#define MK_W 64
#define MK_H 16
__global__ void __launch_bounds__(256)
mask_kernel(const uint8_t* __restrict__ sem, int w, int h, int tiles_x, uint8_t* __restrict__ mask)
{
    __shared__ uint8_t m0[MK_H + 4][MK_W + 4];
    __shared__ uint8_t m1[MK_H + 4][MK_W];
    const int tx0 = (blockIdx.x % tiles_x) * MK_W, ty0 = (blockIdx.x / tiles_x) * MK_H;
    const uint8_t* s = sem + (size_t)blockIdx.y * w * h * 3;
    for (int i = threadIdx.x; i < (MK_H + 4) * (MK_W + 4); i += 256) {
        const int ly = i / (MK_W + 4), lx = i - ly * (MK_W + 4);
        const int gx = tx0 + lx - 2, gy = ty0 + ly - 2;
        uint8_t v = 0;
        if (gx >= 0 && gx < w && gy >= 0 && gy < h) {
            const uint8_t* p = s + ((size_t)gy * w + gx) * 3;
            const int b = p[0], g = p[1], r = p[2];
            v = ((b == 0 && g == 64 && r == 64) || (b == 192 && g == 128 && r == 0)) ? 255 : 0;
        }
        m0[ly][lx] = v;
    }
    __syncthreads();
// ... 311 lines not shown
    vox_insert_kernel<<<(int)blocks, 256, 0, s>>>(pts, n_dev, n_max, 1.0f / leaf, tab, cap_log2, counters);
    return hipGetLastError();
}
template <int CTRL, int ROW_MASK>
__device__ __forceinline__ int dpp_mov0(int v) { return __builtin_amdgcn_update_dpp(0, v, CTRL, ROW_MASK, 0xF, false); }
template <int CTRL, int ROW_MASK>
__device__ __forceinline__ long long dpp_mov0_ll(long long v)
{
    const int lo = dpp_mov0<CTRL, ROW_MASK>((int)(unsigned)(unsigned long long)v), hi = dpp_mov0<CTRL, ROW_MASK>((int)((unsigned long long)v >> 32));
    return (long long)(((unsigned long long)(unsigned)hi << 32) | (unsigned)lo);
}
struct RunAcc { long long sx, sy, sz; uint32_t r, g, b, n; };
__device__ __forceinline__ void run_scan(RunAcc& a, int lane, int start)
{
#define RS_STEP(CTRL, MASK, COND)                                                                                   \
    {   const long long tx = dpp_mov0_ll<CTRL, MASK>(a.sx), ty = dpp_mov0_ll<CTRL, MASK>(a.sy), tz = dpp_mov0_ll<CTRL, MASK>(a.sz); \
        const uint32_t t1 = (uint32_t)dpp_mov0<CTRL, MASK>((int)a.r), t2 = (uint32_t)dpp_mov0<CTRL, MASK>((int)a.g);             \
        const uint32_t t3 = (uint32_t)dpp_mov0<CTRL, MASK>((int)a.b), t4 = (uint32_t)dpp_mov0<CTRL, MASK>((int)a.n);             \
        if (COND) { a.sx += tx; a.sy += ty; a.sz += tz; a.r += t1; a.g += t2; a.b += t3; a.n += t4; } }
    const int li = lane & 15, row = lane >> 4;
    RS_STEP(0x111, 0xF, (li >= 1 && lane - 1 >= start))
    RS_STEP(0x112, 0xF, (li >= 2 && lane - 2 >= start))
    RS_STEP(0x114, 0xF, (li >= 4 && lane - 4 >= start))
    RS_STEP(0x118, 0xF, (li >= 8 && lane - 8 >= start))
    RS_STEP(0x142, 0xA, ((row & 1) && start < 16 * row))
    RS_STEP(0x143, 0xC, (row >= 2 && start < 32))
#undef RS_STEP
}
__device__ __forceinline__ long long f64_to_ll_rn(double v)
{
    const double M = 6755399441055744.0;
    return __double_as_longlong(v + M) - __double_as_longlong(M);
}
__device__ __forceinline__ uint32_t label_hash_entry(int k)
{
    switch (k) {
        case 10: return (0u << 24) | 128u | (128u << 8) | (128u << 16);   case 1:  return (1u << 24) | 0u | (0u << 8) | (128u << 16);
        case 2:  return (2u << 24) | 128u | (192u << 8) | (192u << 16);   case 9:  return (3u << 24) | 0u | (69u << 8) | (255u << 16);
        case 4:  return (4u << 24) | 128u | (64u << 8) | (128u << 16);    case 13: return (5u << 24) | 222u | (40u << 8) | (60u << 16);
        case 14: return (6u << 24) | 0u | (128u << 8) | (128u << 16);     case 11: return (7u << 24) | 128u | (128u << 8) | (192u << 16);
        case 3:  return (8u << 24) | 128u | (64u << 8) | (64u << 16);     case 12: return (9u << 24) | 128u | (0u << 8) | (64u << 16);
        case 7:  return (10u << 24) | 0u | (64u << 8) | (64u << 16);      case 15: return (11u << 24) | 192u | (128u << 8) | (0u << 16);
    }
    return 0xFF000001u;
}
#define MS_SLOTS 256
#ifndef MS_MINB
#define MS_MINB 4
#endif
#define MS_CH 3
struct LdsVox { long long key, sx, sy, sz; unsigned r, g, b, n; unsigned hist[6]; };
__device__ __forceinline__ uint32_t label_of_bgr24(uint32_t bgr)
{
    switch (bgr) {
        case 128u | (128u << 8) | (128u << 16): return 0;   case 0u | (0u << 8) | (128u << 16): return 1;
        case 128u | (192u << 8) | (192u << 16): return 2;   case 0u | (69u << 8) | (255u << 16): return 3;
        case 128u | (64u << 8) | (128u << 16): return 4;    case 222u | (40u << 8) | (60u << 16): return 5;
        case 0u | (128u << 8) | (128u << 16): return 6;     case 128u | (128u << 8) | (192u << 16): return 7;
        case 128u | (64u << 8) | (64u << 16): return 8;     case 128u | (0u << 8) | (64u << 16): return 9;
        case 0u | (64u << 8) | (64u << 16): return 10;      case 192u | (128u << 8) | (0u << 16): return 11;
    }
    return 255;
}
__device__ __forceinline__ void vox_direct(long long key, uint32_t lab, long long sx, long long sy, long long sz, unsigned r, unsigned g, unsigned b, unsigned n,
                ssm_voxel* tab, int cap_log2, int32_t* counters, uint32_t* occ)
{
// ... 98 lines not shown
            const int i = j < own0 ? j : j + (own1 - own0);
            const int rr = (int)__umulhi((uint32_t)i, mul_wpr), gy = ry0 + rr;
            uint32_t bits = 0;
            if (gy >= 0 && gy < h) {
                const uint4* p = reinterpret_cast<const uint4*>(sem + ((size_t)by * words + (size_t)((long long)ry0 * wpr + i)) * 48);
                const uint4 a = p[0], b = p[1], c = p[2];
                const uint32_t d[13] = {a.x, a.y, a.z, a.w, b.x, b.y, b.z, b.w, c.x, c.y, c.z, c.w, 0u};
#pragma unroll
                for (int k = 0; k < 16; k++) {
                    const int o = 3 * k;
                    const uint32_t bgr = ((o & 3) ? __builtin_amdgcn_alignbyte(d[(o >> 2) + 1], d[o >> 2], o & 3) : d[o >> 2]) & 0xFFFFFFu;
                    bits |= (uint32_t)(bgr == (0u | (64u << 8) | (64u << 16)) || bgr == (192u | (128u << 8) | (0u << 16))) << k;
                }
            }
            cbits[i] = (uint16_t)bits;
        }
    }
    for (int i = tid; i < MS_SLOTS; i += 256) {
        lt[i].key = SSM_VOX_EMPTY; lt[i].sx = 0; lt[i].sy = 0; lt[i].sz = 0; lt[i].r = lt[i].g = lt[i].b = lt[i].n = 0;
#pragma unroll
        for (int k = 0; k < 6; k++) lt[i].hist[k] = 0;
    }
    if (tid == 0) s_npts = 0;
    __syncthreads();
    if (!REDO && s_skip) return;
    uint32_t* occ = reinterpret_cast<uint32_t*>(tab + (1u << cap_log2));
    int kept = 0; bool out_of_range = false;
    double T[12];
    const bool hasT = pose != nullptr;
    if (hasT) { const double* P = pose + (size_t)by * 16;
#pragma unroll
        for (int j = 0; j < 4; j++) { T[3*j] = P[4*j]; T[3*j+1] = P[4*j+1]; T[3*j+2] = P[4*j+2]; } }
    const int dmax = maxd >= 65535.0 ? 65535 : (int)maxd;
#pragma unroll 1
    for (int ch = 0; ch < MS_CH; ch++) {
    const int wbase = (bx * MS_CH + ch) * 256 + wv * 64;
    const int wi = wbase + lane;
    uint32_t keepbits = 0;
    uint32_t lab4[2] = {labs[0][0], labs[0][1]};
#pragma unroll
    for (int c_ = 1; c_ < MS_CH; c_++) { lab4[0] = ch == c_ ? labs[c_][0] : lab4[0]; lab4[1] = ch == c_ ? labs[c_][1] : lab4[1]; }
    if (wi < words) {
        const size_t gw = (size_t)by * words + wi;
        const int gy = (int)__umulhi((uint32_t)wi, mul_wpr), xw = wi - gy * wpr;
        const uint4* pd = reinterpret_cast<const uint4*>(depth + gw * 16);
        const uint4 D0 = pd[0], D1 = pd[1];
        const uint16_t* cb = cbits + (gy - ry0 - 2) * wpr + xw;
        uint32_t vl = 0, vc = 0, vr = 0;
#pragma unroll
        for (int r5 = 0; r5 < 5; r5++) { vc |= cb[r5 * wpr]; if (xw > 0) vl |= cb[r5 * wpr - 1]; if (xw + 1 < wpr) vr |= cb[r5 * wpr + 1]; }
        const unsigned long long win = (unsigned long long)vl | ((unsigned long long)vc << 16) | ((unsigned long long)vr << 32);
        const uint32_t moving = (uint32_t)((win >> 14) | (win >> 15) | (win >> 16) | (win >> 17) | (win >> 18)) & 0xFFFFu;
        const uint32_t dd[8] = {D0.x, D0.y, D0.z, D0.w, D1.x, D1.y, D1.z, D1.w};
#pragma unroll
        for (int k = 0; k < 16; k++) {
            const int d = (dd[k >> 1] >> (16 * (k & 1))) & 0xFFFF;
            const uint32_t lab = (lab4[k >> 3] >> (4 * (k & 7))) & 15u;
            const bool gated = (0x805u >> lab) & 1u;
            keepbits |= (uint32_t)(d != 0 && d <= dmax && !gated) << k;
        }
        keepbits &= ~moving;
    }
    const uint32_t cnt = __popc(keepbits);
    uint32_t incl = cnt;
    incl += (uint32_t)__builtin_amdgcn_update_dpp(0, (int)incl, 0x111, 0xF, 0xF, false);
    incl += (uint32_t)__builtin_amdgcn_update_dpp(0, (int)incl, 0x112, 0xF, 0xF, false);
    incl += (uint32_t)__builtin_amdgcn_update_dpp(0, (int)incl, 0x114, 0xF, 0xF, false);
    incl += (uint32_t)__builtin_amdgcn_update_dpp(0, (int)incl, 0x118, 0xF, 0xF, false);
    incl += (uint32_t)__builtin_amdgcn_update_dpp(0, (int)incl, 0x142, 0xA, 0xF, false);
    incl += (uint32_t)__builtin_amdgcn_update_dpp(0, (int)incl, 0x143, 0xC, 0xF, false);
    const int V = __builtin_amdgcn_readlane((int)incl, 63);
    kept += (int)cnt;
    {
        int base = (int)(incl - cnt);
#pragma unroll
        for (int k = 0; k < 16; k++)
            if ((keepbits >> k) & 1u) vlist[wv][base++] = (uint16_t)((lane << 4) | k | (((lab4[k >> 3] >> (4 * (k & 7))) & 15u) << 10));
    }
    const int P = (V + 63) >> 6;
    long long k0 = -2, k1 = -2; uint32_t l0 = 255, l1 = 255; RunAcc a0, a1;
    a0.sx = a0.sy = a0.sz = 0; a0.r = a0.g = a0.b = a0.n = 0; a1 = a0;
    __builtin_amdgcn_wave_barrier();
    struct PixIn { uint32_t ent; int d; uint32_t c01, c2; };
    auto fetch = [&](int e, PixIn& q) {
        q.ent = vlist[wv][min(e, V - 1)];
        const int sl = (q.ent >> 4) & 63, k = q.ent & 15;
        const size_t gp = ((size_t)by * words + wbase + sl) * 16 + k;
        q.d = depth[gp];
        uint16_t c01; __builtin_memcpy(&c01, rgb + gp * 3, 2);
        q.c01 = c01; q.c2 = rgb[gp * 3 + 2];
    };
    auto pixel = [&](int e, const PixIn& q, long long& key, uint32_t& lab, RunAcc& p) {
        const uint32_t ent = q.ent;
        const int sl = (ent >> 4) & 63, k = ent & 15;
        lab = (ent >> 10) == 15u ? 255u : (ent >> 10);
        const int d = q.d;
        const uint32_t cbgr = q.c01 | (q.c2 << 16);
        const int wip = wbase + sl;
        const int gy = (int)__umulhi((uint32_t)wip, mul_wpr), gx = ((wip - gy * wpr) << 4) + k;
        const double yf = (double)gy - cam.cy;
        float x, y, z;
        if (FASTDIV) {
            z = (float)markstein_div((double)d, cam.scale, md.rscale);
            x = (float)markstein_div(((double)gx - cam.cx) * (double)z, cam.fx, md.rfx);
            y = (float)markstein_div(yf * (double)z, cam.fy, md.rfy);
        } else {
            z = (float)((double)d / cam.scale);
            x = (float)(((double)gx - cam.cx) * (double)z / cam.fx);
            y = (float)(yf * (double)z / cam.fy);
        }
        float ox = x, oy = y, oz = z;
        if (hasT) {
            const double X = x, Y = y, Z = z;
            ox = (float)(T[0] * X + T[3] * Y + T[6] * Z + T[9]);
            oy = (float)(T[1] * X + T[4] * Y + T[7] * Z + T[10]);
            oz = (float)(T[2] * X + T[5] * Y + T[8] * Z + T[11]);
        }
        const float fi = floorf(ox * inv_leaf), fj = floorf(oy * inv_leaf), fk = floorf(oz * inv_leaf);
        const long long vi = (long long)(int)fi + (1 << 20), vj = (long long)(int)fj + (1 << 20), vk = (long long)(int)fk + (1 << 20);
        key = (vk << 42) | (vj << 21) | vi;
        if (!(fabsf(fi) < 1048576.0f && fabsf(fj) < 1048576.0f && fabsf(fk) < 1048576.0f)) { key = -1; if (e < V) out_of_range = true; }
        p.sx = f64_to_ll_rn((double)ox * 16777216.0); p.sy = f64_to_ll_rn((double)oy * 16777216.0); p.sz = f64_to_ll_rn((double)oz * 16777216.0);
        p.b = cbgr & 255; p.g = (cbgr >> 8) & 255; p.r = cbgr >> 16; p.n = 1;
    };
    auto accumulate = [&](long long key, uint32_t lab, const RunAcc& p) {
        if (k1 == -2 && (k0 == -2 || (k0 == key && l0 == lab))) {
            k0 = key; l0 = lab; a0.sx += p.sx; a0.sy += p.sy; a0.sz += p.sz; a0.r += p.r; a0.g += p.g; a0.b += p.b; a0.n += 1;
        } else if (k1 == -2 || (k1 == key && l1 == lab)) {
            k1 = key; l1 = lab; a1.sx += p.sx; a1.sy += p.sy; a1.sz += p.sz; a1.r += p.r; a1.g += p.g; a1.b += p.b; a1.n += 1;
        } else {
            if (k1 >= 0) lds_vox_update(lt, k1, l1, a1, tab, cap_log2, counters, occ);
            k1 = key; l1 = lab; a1 = p;
        }
    };
    constexpr int MS2_UN = 2;
    PixIn cur[MS2_UN], nxt[MS2_UN];
    if (P > 0) {
#pragma unroll
        for (int u = 0; u < MS2_UN; u++) fetch(lane * P + u, nxt[u]);
    }
#pragma unroll 1
    for (int i = 0; i < P; i += MS2_UN) {
        long long kk[MS2_UN]; uint32_t ll[MS2_UN]; RunAcc pp[MS2_UN];
#pragma unroll
        for (int u = 0; u < MS2_UN; u++) { cur[u] = nxt[u]; fetch(lane * P + i + MS2_UN + u, nxt[u]); }
#pragma unroll
        for (int u = 0; u < MS2_UN; u++) pixel(lane * P + i + u, cur[u], kk[u], ll[u], pp[u]);
#pragma unroll
        for (int u = 0; u < MS2_UN; u++) if (i + u < P && lane * P + i + u < V) accumulate(kk[u], ll[u], pp[u]);
    }
    if (k0 >= 0) lds_vox_update(lt, k0, l0, a0, tab, cap_log2, counters, occ);
    if (k1 >= 0) lds_vox_update(lt, k1, l1, a1, tab, cap_log2, counters, occ);
    __builtin_amdgcn_wave_barrier();
    }
#pragma unroll
    for (int o = 32; o > 0; o >>= 1) kept += __shfl_xor(kept, o, 64);
    if (lane == 0 && kept) atomicAdd(&s_npts, kept);
    if (__ballot(out_of_range) && lane == 0) atomicOr(&counters[1], 2);
    __syncthreads();
    for (int i = tid; i < MS_SLOTS; i += 256) {
        if (lt[i].key == SSM_VOX_EMPTY) continue;
        ssm_voxel* v = vox_find_or_insert(tab, cap_log2, lt[i].key, counters, occ);
        if (__builtin_expect(!v, 0)) { vox_overflow_packed(counters, lt[i].key, lt[i].sx, lt[i].sy, lt[i].sz, lt[i].r, lt[i].g, lt[i].b, lt[i].n, lt[i].hist); continue; }
        vox_add(v, lt[i].sx, lt[i].sy, lt[i].sz, lt[i].r, lt[i].g, lt[i].b, lt[i].n);
#pragma unroll
        for (int c = 0; c < 12; c++) { const uint32_t k = (lt[i].hist[c >> 1] >> (16 * (c & 1))) & 0xFFFF; if (k) atomicAdd(&v->hist[c], k); }
    }
    if (tid == 0 && s_npts) atomicAdd(&npoints[by], s_npts);
}
bool k_map_div(const ssm_camera& cam, MapDiv& md)
{
    md.rscale = 1.0 / cam.scale; md.rfx = 1.0 / cam.fx; md.rfy = 1.0 / cam.fy;
    auto plain = [](double f) {
        uint64_t b; memcpy(&b, &f, 8);
        const uint64_t man = b & 0xFFFFFFFFFFFFFull; const int ex = (int)((b >> 52) & 0x7FF);
        return f > 0 && ex > 0 && ex < 0x7FF && man != 0xFFFFFFFFFFFFFull;
    };
    bool ok = plain(cam.scale) && plain(cam.fx) && plain(cam.fy);
    for (int d = 0; d < 65536 && ok; d++) {
        double q = (double)d * md.rscale; q = std::fma(std::fma(-q, cam.scale, (double)d), md.rscale, q); q = std::fma(std::fma(-q, cam.scale, (double)d), md.rscale, q);
        if (q != (double)d / cam.scale) ok = false;
    }
    return ok;
}
int k_map_fuse_blocks_per_frame(int w, int h) { const int words = (w >> 4) * h; return (words + 256 * MS_CH - 1) / (256 * MS_CH); }
int k_map_fuse_block_records(void) { return MS_CH * 4096; }
int k_map_fuse_resident_blocks(void) { return 256 * MS2_MINB; }
int k_map_fuse_skip_cap(void) { return MS2_SKIP_CAP; }
hipError_t k_map_fuse(const uint16_t* depth, const uint8_t* rgb, const uint8_t* sem, const double* pose, int n, int w, int h,
                      ssm_camera cam, const MapDiv& md, bool fast, double max_distance, float leaf,
                      ssm_voxel* tab, int cap_log2, int32_t* counters, int32_t* npoints, hipStream_t s, int32_t* skip, int hw, int tag, const int32_t* redo_ids, int nredo)
{
    const int wpr = w >> 4, words = wpr * h;
    if (!((long long)words * wpr < (1ll << 32) && wpr <= 256)) return hipErrorInvalidValue;
    if (nredo <= 0) { const hipError_t e = hipMemsetAsync(npoints, 0, sizeof(int32_t) * n, s); if (e != hipSuccess) return e; }
    const int gx = (words + 256 * MS_CH - 1) / (256 * MS_CH);
    const dim3 grid(gx, n);
    const uint32_t mul_wpr = (uint32_t)(((1ull << 32) + wpr - 1) / wpr);
    const double maxd = max_distance * cam.scale; const float il = 1.0f / leaf;
    if (nredo > 0) {
        int32_t* ids = const_cast<int32_t*>(redo_ids);
        if (fast) map_stream2_kernel<true, true><<<nredo, 256, 0, s>>>(depth, rgb, sem, pose, w, h, cam, md, maxd, il, tab, cap_log2, counters, npoints, mul_wpr, ids, 0, tag, gx);
        else map_stream2_kernel<false, true><<<nredo, 256, 0, s>>>(depth, rgb, sem, pose, w, h, cam, md, maxd, il, tab, cap_log2, counters, npoints, mul_wpr, ids, 0, tag, gx);
    } else {
        if (fast) map_stream2_kernel<true, false><<<grid, 256, 0, s>>>(depth, rgb, sem, pose, w, h, cam, md, maxd, il, tab, cap_log2, counters, npoints, mul_wpr, skip, hw, tag, gx);
        else map_stream2_kernel<false, false><<<grid, 256, 0, s>>>(depth, rgb, sem, pose, w, h, cam, md, maxd, il, tab, cap_log2, counters, npoints, mul_wpr, skip, hw, tag, gx);
    }
    return hipGetLastError();
}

• WHAT IS NEEDED
Copy the lines of the data above exactly as written, beginning with the line containing "for (int r5" and ending with the line containing "const unsigned long", and leave out all other lines.

• SOLUTION FOR THIS PROBLEM
        for (int r5 = 0; r5 < 5; r5++) { vc |= cb[r5 * wpr]; if (xw > 0) vl |= cb[r5 * wpr - 1]; if (xw + 1 < wpr) vr |= cb[r5 * wpr + 1]; }
        const unsigned long long win = (unsigned long long)vl | ((unsigned long long)vc << 16) | ((unsigned long long)vr << 32);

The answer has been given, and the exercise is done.